The building's west face was redesigned in 1925 with rounded corners to allow larger vehicles to turn the corner from Market Place and Market Jew Street.

===Current state===
Lloyds Bank took over the western half of the building in 1925 when they shortened it by some 15 feet and modified the entrance. The bank bought the building from the Borough of Penzance in 1965 for £35,000. The western half of the building is still occupied by a Lloyds bank and the shop units in the eastern half are vacant. Despite the bank saying it would repair the building in 2014 after the roof began leaking and the interior suffered water damage, leaks have persisted and the condition continued to deteriorate. In 2019 it was placed on Historic England's Heritage at Risk Register due to plaster decay in the historic interior and timber rot due to damp.

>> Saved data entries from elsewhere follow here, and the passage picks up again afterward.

struct LineTracker {
  LinePool pool_prep;
  LinesJob ujob;
  std::vector<float> lines_last;
  std::vector<uint64_t> ids_last;
  std::vector<int> rel_ptr_last{0};
  std::vector<uint64_t> rel_id_last;
  uint64_t currid = 1;
  bool walk_on_device = false;
  int walk_mode = 0;
  struct WalkInfo {
    int mode = 0, n_components = 0, longest_component = 0, n_chains = 0, fell_back = 0;
  } winfo;
  bool chains_valid = false;
  std::vector<FldChain> last_chains;
  int last_pts_extent = 0;
  DevBuf comps, recs, recs_sorted;
  bool prefetch = false;
  std::unordered_map<uint64_t, LineTrack> db;
  DevBuf half, map, work, pts, chains, counts, segs, seg_count, uv_in, uv_out;
  DevBuf lab, lab_cnt, lab_roots;
  hipStream_t ccl_stream = nullptr;
  hipEvent_t canny_done = nullptr, labels_ready = nullptr;
  PinBuf pin;
  hipEvent_t edges_ready = nullptr;
  std::vector<uint64_t> dec_ids;
  std::vector<double> dec_vals;
  struct LineMapRecord {
    std::vector<uint64_t> ids;
    std::vector<uint8_t> accepted;
    std::vector<double> lines, res_R, res_p;
    std::vector<int> sel, ptr;
    std::vector<double> ot;
    std::vector<float> uv, uvn;
  } map_rec;
  const uint8_t *early_raw = nullptr;
  const unsigned *early_hist = nullptr;
  int early_w = 0, early_h = 0;
  int pending_which = -1, pending_fed = -1;
  bool defer_finish = false;
  std::function<void()> deferred;
  std::atomic<int> defer_state{0};
  struct TriState {
    bool valid = false;
    plv_state_view view;
    std::vector<double> clone_time, clone_R, clone_p;
    std::vector<int> clone_id;
  } tri_state;
  std::vector<float> cached;
// ... 196 lines not shown
  TRY(T->work.reserve(npix));
  TRY(T->pts.reserve(npix * sizeof(int2)));
  TRY(T->chains.reserve(kChainCap * sizeof(FldChain)));
  TRY(T->counts.reserve(12 * sizeof(int)));
  const size_t slot_cap = npix / (size_t)fp.length_threshold + kChainCap;
  TRY(T->segs.reserve(slot_cap * sizeof(float4)));
  TRY(T->seg_count.reserve(kChainCap * sizeof(int)));
  FldBuffers b{T->half.as<uint8_t>(), T->map.as<uint8_t>(), T->work.as<uint8_t>(), T->pts.as<int2>(), T->chains.as<FldChain>(),
               kChainCap,             T->counts.as<int>(),  T->segs.as<float4>(), T->seg_count.as<int>()};
  const size_t bytes = 16 + kChainCap * (sizeof(FldChain) + sizeof(int));
  const size_t lab_off = bytes + ((2 * npix + 63) & ~(size_t)63) + npix * sizeof(int2);
  const size_t nblk = (npix + 255) / 256, sorted_off = (lab_off + npix + 63) & ~(size_t)63, bins_off = sorted_off + nblk * 256;
  const size_t pin_end = bins_off + nblk * (size_t)(plv::line_label_parts() + 1) * sizeof(unsigned short);
  const size_t info_off = (std::max(bytes + slot_cap * sizeof(float4), pin_end + 64) + 63) & ~(size_t)63;
  TRY(T->pin.reserve(info_off + 64));
  char *hp = T->pin.as<char>();
  const bool maps_to_host = !T->walk_on_device && fp.canny_low == fp.canny_high;
  if (maps_to_host) {
    b.map = (uint8_t *)(hp + bytes);
    b.half = b.map + npix;
  }
  const bool with_labels = launch_only && maps_to_host;
  if (with_labels) {
    TRY(T->lab.reserve(npix * sizeof(int)));
    TRY(T->lab_cnt.reserve(npix * sizeof(int)));
    TRY(T->lab_roots.reserve(plv::line_label_roots_bytes()));
    b.lab_work = T->lab.as<int>();
    b.lab_cnt = T->lab_cnt.as<int>();
    b.lab_roots = T->lab_roots.as<int>();
    b.lab_out = (uint8_t *)(hp + lab_off);
    b.blk_sorted = (uint8_t *)(hp + sorted_off);
    b.blk_bins = (unsigned short *)(hp + bins_off);
  }
  const bool comp_walk = T->walk_mode == 2 && fp.canny_low == fp.canny_high && plv::line_walk_lds_bytes(w, h) <= plv::kLineWalkLdsMax;
  if (comp_walk) {
    (void)join_job(T);
    const size_t rec_cap = npix / (size_t)(std::max(1, fp.length_threshold) + 1) + 1;
    TRY(T->lab.reserve(npix * sizeof(int)));
    TRY(T->lab_cnt.reserve(npix * sizeof(int)));
    TRY(T->lab_roots.reserve(plv::line_label_roots_bytes()));
    TRY(T->comps.reserve((size_t)plv::line_walk_components_cap() * sizeof(FldComp)));
    TRY(T->recs.reserve(rec_cap * sizeof(FldRec)));
    TRY(T->recs_sorted.reserve(rec_cap * sizeof(FldRec)));
    b.lab_work = T->lab.as<int>();
    b.lab_cnt = T->lab_cnt.as<int>();
    b.lab_roots = T->lab_roots.as<int>();
    b.comps = T->comps.as<FldComp>();
    b.recs = T->recs.as<FldRec>();
    b.recs_sorted = T->recs_sorted.as<FldRec>();
    b.walk_info = T->counts.as<int>() + 4;
  }
  if (!prelaunched) TRY(launch_line_edges(ctx, d_img, W, H, fp, b, ctx->stream, early ? T->early_hist : nullptr));
  if (with_labels && !T->ccl_stream) {
    PLV_HIP_CHECK(hipStreamCreateWithFlags(&T->ccl_stream, hipStreamNonBlocking));
    PLV_HIP_CHECK(hipEventCreateWithFlags(&T->canny_done, hipEventDisableTiming));
    PLV_HIP_CHECK(hipEventCreateWithFlags(&T->labels_ready, hipEventDisableTiming));
  }
  if (with_labels) PLV_HIP_CHECK(hipEventRecord(T->canny_done, ctx->stream));
  if (launch_only && !T->edges_ready) PLV_HIP_CHECK(hipEventCreateWithFlags(&T->edges_ready, hipEventDisableTiming));
  if (launch_only && maps_to_host) PLV_HIP_CHECK(hipEventRecord(T->edges_ready, ctx->stream));
  if (early && ctx->after_edges) TRY(ctx->after_edges(ctx->after_edges_arg));
  if (with_labels) {
    PLV_HIP_CHECK(hipStreamWaitEvent(T->ccl_stream, T->canny_done, 0));
    TRY(launch_line_labels(ctx, w, h, b, T->ccl_stream, fp.length_threshold));
    PLV_HIP_CHECK(hipEventRecord(T->labels_ready, T->ccl_stream));
  }
  const float thr2 = ctx->cfg.line_min_length_px * ctx->cfg.line_min_length_px;
  auto emit = [&](const float4 &sg) {
    const float x1 = sg.x * 2, y1 = sg.y * 2, x2 = sg.z * 2, y2 = sg.w * 2;
    const float l2 = (x2 - x1) * (x2 - x1) + (y2 - y1) * (y2 - y1);
    if (!(l2 > thr2)) return;
    lines.insert(lines.end(), {x1, y1, x2, y2});
  };
  lines.clear();
  if (!T->walk_on_device) {
    const bool timing = plv::knob(plv::PLV_KNOB_LINE_TIMING);
    if (prelaunched) {
      const bool had = join_job(T);
      if (had && T->job.rc == PLV_OK) {
        lines.swap(T->job.lines);
        return PLV_OK;
      }
      if (had && T->job.rc != PLV_OK) return T->job.rc;
    } else {
      (void)join_job(T);
    }
    plv::linehost::quiesce_helpers(T->host.fit);
    Job &J = T->job;
    J.device = ctx->device, J.w = w, J.h = h, J.length_threshold = fp.length_threshold, J.distance_threshold = fp.distance_threshold;
    J.thr2 = thr2;
    uint8_t *hmap = (uint8_t *)(hp + bytes);
    J.hmap = hmap, J.hhalf = hmap + npix;
    J.hpts = (int2 *)(hp + bytes + ((2 * npix + 63) & ~(size_t)63));
    J.hc = (FldChain *)(hp + 16);
    J.hlab = with_labels ? b.lab_out : nullptr;
    J.parts = with_labels ? plv::line_label_parts() : 0;
    J.hsorted = with_labels ? b.blk_sorted : nullptr, J.hbins = with_labels ? b.blk_bins : nullptr;
    if (!maps_to_host) {
      PLV_HIP_CHECK(plv::memcpy_async(hmap, T->map.p, npix, hipMemcpyDeviceToHost, ctx->stream));
      PLV_HIP_CHECK(plv::memcpy_async(hmap + npix, T->half.p, npix, hipMemcpyDeviceToHost, ctx->stream));
    }
    if (launch_only) {
      if (!maps_to_host) PLV_HIP_CHECK(hipEventRecord(T->edges_ready, ctx->stream));
      T->pending_which = which;
      T->pending_fed = plv_front_fed_count(ctx) + (early ? 1 : 0);
      if (!T->worker.joinable()) T->worker = std::thread(line_worker, T);
      {
        std::lock_guard<std::mutex> lk(T->jm);
        T->job_state = 1;
        T->job_posted = std::chrono::steady_clock::now();
      }
      T->jcv.notify_all();
      prewake_helpers(&T->host);
      return PLV_OK;
    }
    PLV_HIP_CHECK(plv::stream_sync(ctx->stream));
    TRY(host_extract(&T->host, J, timing));
    lines.swap(J.lines);
    ctx->prof.collect();
    return PLV_OK;
  }
  int *hinfo = (int *)(hp + info_off);
  if (comp_walk) {
    TRY(launch_line_walk_components(ctx, w, h, fp, b));
    TRY(launch_line_walk(ctx, w, h, fp, b, b.walk_info + 2));
    TRY(launch_line_fit(ctx, w, h, fp, b, b.walk_info + 2));
    PLV_HIP_CHECK(plv::memcpy_async(hinfo, b.walk_info, 8 * sizeof(int), hipMemcpyDeviceToHost, ctx->stream));
  } else {
    TRY(launch_line_walk(ctx, w, h, fp, b));
// ... 87 lines not shown
  if (n_components) *n_components = T->winfo.n_components;
  if (longest_component) *longest_component = T->winfo.longest_component;
  if (n_chains) *n_chains = T->winfo.n_chains;
  if (fell_back) *fell_back = T->winfo.fell_back;
  return PLV_OK;
}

====Renovation and repair====
In 2020, the Market Building was included in Penzance's bid for funding from the government's Future High Street Fund, though it was noted that it may have to be removed and included in the Towns Fund bid due to feasibility problems. In June 2021, Penzance was guaranteed £21.5m from the Town Deals Fund and a further £10.4m from the Future High Streets Fund. The next month, a pre-application was made for plans to repair the ground floor of the eastern side of the building.

The Penzance Regeneration Company, backed by Future High Streets funding, acquired the building in 2023. In 2024, Lloyds Bank restored the exterior of the building, and restoration of the interior is due to take place in 2025.